namespace tpc {
#define TPC_DECL_H(h)                                                                             \
    hipError_t lane_compact_h##h(int, const CompactArgs&, const Knobs&, const Workspace&, hipStream_t); \
    hipError_t lane_general_h##h(int, int, const GeneralArgs&, const Knobs&, const Workspace&, hipStream_t); \
    hipError_t lane_resolve_compact_h##h(const CompactArgs&, const Knobs&, const Workspace&, const int32_t*, const uint32_t*, hipStream_t, double, const uint32_t*, uint32_t); \
    hipError_t lane_presolve_compact_h##h(const CompactArgs&, const Knobs&, const Workspace&, double, uint32_t, hipStream_t); \
    hipError_t lane_resolve_general_h##h(int, const GeneralArgs&, const Knobs&, const Workspace&, const int32_t*, const uint32_t*, hipStream_t, double, const uint32_t*, uint32_t); \
    hipError_t lane_presolve_general_h##h(int, const GeneralArgs&, const Knobs&, const Workspace&, double, uint32_t, hipStream_t); \
    hipError_t wave_compact_h##h(int, const CompactArgs&, const Knobs&, const Workspace&, hipStream_t); \
// ... 274 lines not shown
    ws->ticket = h->ws_words;
    ws->stats = (unsigned long long*)(h->ws_words + 4);
    ws->capacity_bytes = 0;
    ws->ev = h->profiling ? h->ev : nullptr;
    ws->wave_group = h->opt_wave_group;
    ws->group_lanes = group_lanes(h, H, dtype, n, form);
    ws->max_waves = h->max_waves;
    if (h->pre_busy && h->pre_group_waves > 0 && (ws->max_waves == 0 || ws->max_waves > h->pre_group_waves))
        ws->max_waves = h->pre_group_waves;
    ws->group_pair = group_pair(h, H, dtype, n, form);
    ws->lanex_below = h->opt_lanex_below;
    ws->cu_count = h->cu_count;
    h->ev_valid = h->profiling;
    h->last_algo = algo;
    ws->keys = ws->rank = ws->order = nullptr;
    ws->sort_temp = nullptr;
    ws->sort_temp_bytes = 0;
    if (algo == kAlgoGeneric) {
        int rc = ensure(h, &h->ws_state, &h->ws_bytes, pad256(generic_scratch_bytes(H, dtype, n)));
        if (rc) return rc;
        ws->state = h->ws_state;
        ws->capacity_bytes = h->ws_bytes;
    }
    if (algo == TPC_MPC_ALGO_WAVE) {
        int rc = ensure(h, &h->ws_state, &h->ws_bytes, pad256(n * 4) + kQueueTicketBytes);
        if (rc) return rc;
        ws->order = (uint32_t*)h->ws_state;
        ws->ticket = (uint32_t*)((char*)h->ws_state + pad256(n * 4));
        ws->capacity_bytes = h->ws_bytes;
    }
    if (algo == TPC_MPC_ALGO_LANE || algo == TPC_MPC_ALGO_LANE_FMA || algo == TPC_MPC_ALGO_GROUP) {
        const int64_t rec_b = pad256(lane_rec_len(H, dtype) * (int64_t)esize(dtype) * n);
        const int64_t col_b = pad256(n * 4);
        const size_t tmp_b = sort_temp_bytes(n);
        int rc = ensure(h, &h->ws_state, &h->ws_bytes, rec_b + 3 * col_b + pad256((int64_t)tmp_b));
        if (rc) return rc;
        char* b = (char*)h->ws_state;
        ws->state = b;
        ws->keys = (uint32_t*)(b + rec_b);
        ws->rank = (uint32_t*)(b + rec_b + col_b);
        ws->order = (uint32_t*)(b + rec_b + 2 * col_b);
        ws->sort_temp = b + rec_b + 3 * col_b;
        ws->sort_temp_bytes = tmp_b;
        ws->capacity_bytes = h->ws_bytes;
    }
    return TPC_MPC_OK;
}

int resolve_reserve(tpc_mpc_context* h, int H, int dtype, int64_t n) { return reserve_lane_workspace(h, H, dtype, n); }
int resolve_workspace(tpc_mpc_context* h, int H, int dtype, int64_t n, Workspace* ws) {
    const bool ev_valid = h->ev_valid;
    const int last_algo = h->last_algo;
    const int rc = prepare_workspace(h, TPC_MPC_ALGO_LANE, H, dtype, n, ws);
    h->ev_valid = ev_valid;
    h->last_algo = last_algo;
    ws->ev = nullptr;
    ws->ticket = h->ws_words + 16;
    ws->stats = (unsigned long long*)(h->ws_words + 18);
    return rc;
}

hipError_t copy_rows(void* dst, int64_t dpitch, const void* src, int64_t spitch, int64_t width, int64_t rows,
                     hipMemcpyKind kind, hipStream_t s) {
    if (rows <= 0 || width <= 0) return hipSuccess;
    if (dpitch == width && spitch == width) return hipMemcpyAsync(dst, src, (size_t)(width * rows), kind, s);
    return hipMemcpy2DAsync(dst, (size_t)dpitch, src, (size_t)spitch, (size_t)width, (size_t)rows, kind, s);
}

int check_general_io(tpc_mpc_context* h, const tpc_mpc_general_io* io, int mem) {
    if (!io) return fail(h, TPC_MPC_ERR_BAD_ARG, "null io");
    if (io->inputs != 1 && io->inputs != 2) return fail(h, TPC_MPC_ERR_BAD_ARG, "inputs must be 1 or 2");
    if (io->n < 0 || io->ld < io->n || io->n > 0x7fffffffll)
        return fail(h, TPC_MPC_ERR_BAD_ARG, "need 0 <= n <= ld, n < 2^31");
    if (mem != TPC_MPC_HOST && mem != TPC_MPC_DEVICE) return fail(h, TPC_MPC_ERR_BAD_ARG, "bad memory kind");
    return TPC_MPC_OK;
}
##########
> **Work item**: In the listing above, find the line with "ws->lanex_below = h->opt_lanex_below;" and the line with "const size_t tmp_b", then print exactly those lines and every line between them.

> **Exercise output**:
    ws->lanex_below = h->opt_lanex_below;
    ws->cu_count = h->cu_count;
    h->ev_valid = h->profiling;
    h->last_algo = algo;
    ws->keys = ws->rank = ws->order = nullptr;
    ws->sort_temp = nullptr;
    ws->sort_temp_bytes = 0;
    if (algo == kAlgoGeneric) {
        int rc = ensure(h, &h->ws_state, &h->ws_bytes, pad256(generic_scratch_bytes(H, dtype, n)));
        if (rc) return rc;
        ws->state = h->ws_state;
        ws->capacity_bytes = h->ws_bytes;
    }
    if (algo == TPC_MPC_ALGO_WAVE) {
        int rc = ensure(h, &h->ws_state, &h->ws_bytes, pad256(n * 4) + kQueueTicketBytes);
        if (rc) return rc;
        ws->order = (uint32_t*)h->ws_state;
        ws->ticket = (uint32_t*)((char*)h->ws_state + pad256(n * 4));
        ws->capacity_bytes = h->ws_bytes;
    }
    if (algo == TPC_MPC_ALGO_LANE || algo == TPC_MPC_ALGO_LANE_FMA || algo == TPC_MPC_ALGO_GROUP) {
        const int64_t rec_b = pad256(lane_rec_len(H, dtype) * (int64_t)esize(dtype) * n);
        const int64_t col_b = pad256(n * 4);
        const size_t tmp_b = sort_temp_bytes(n);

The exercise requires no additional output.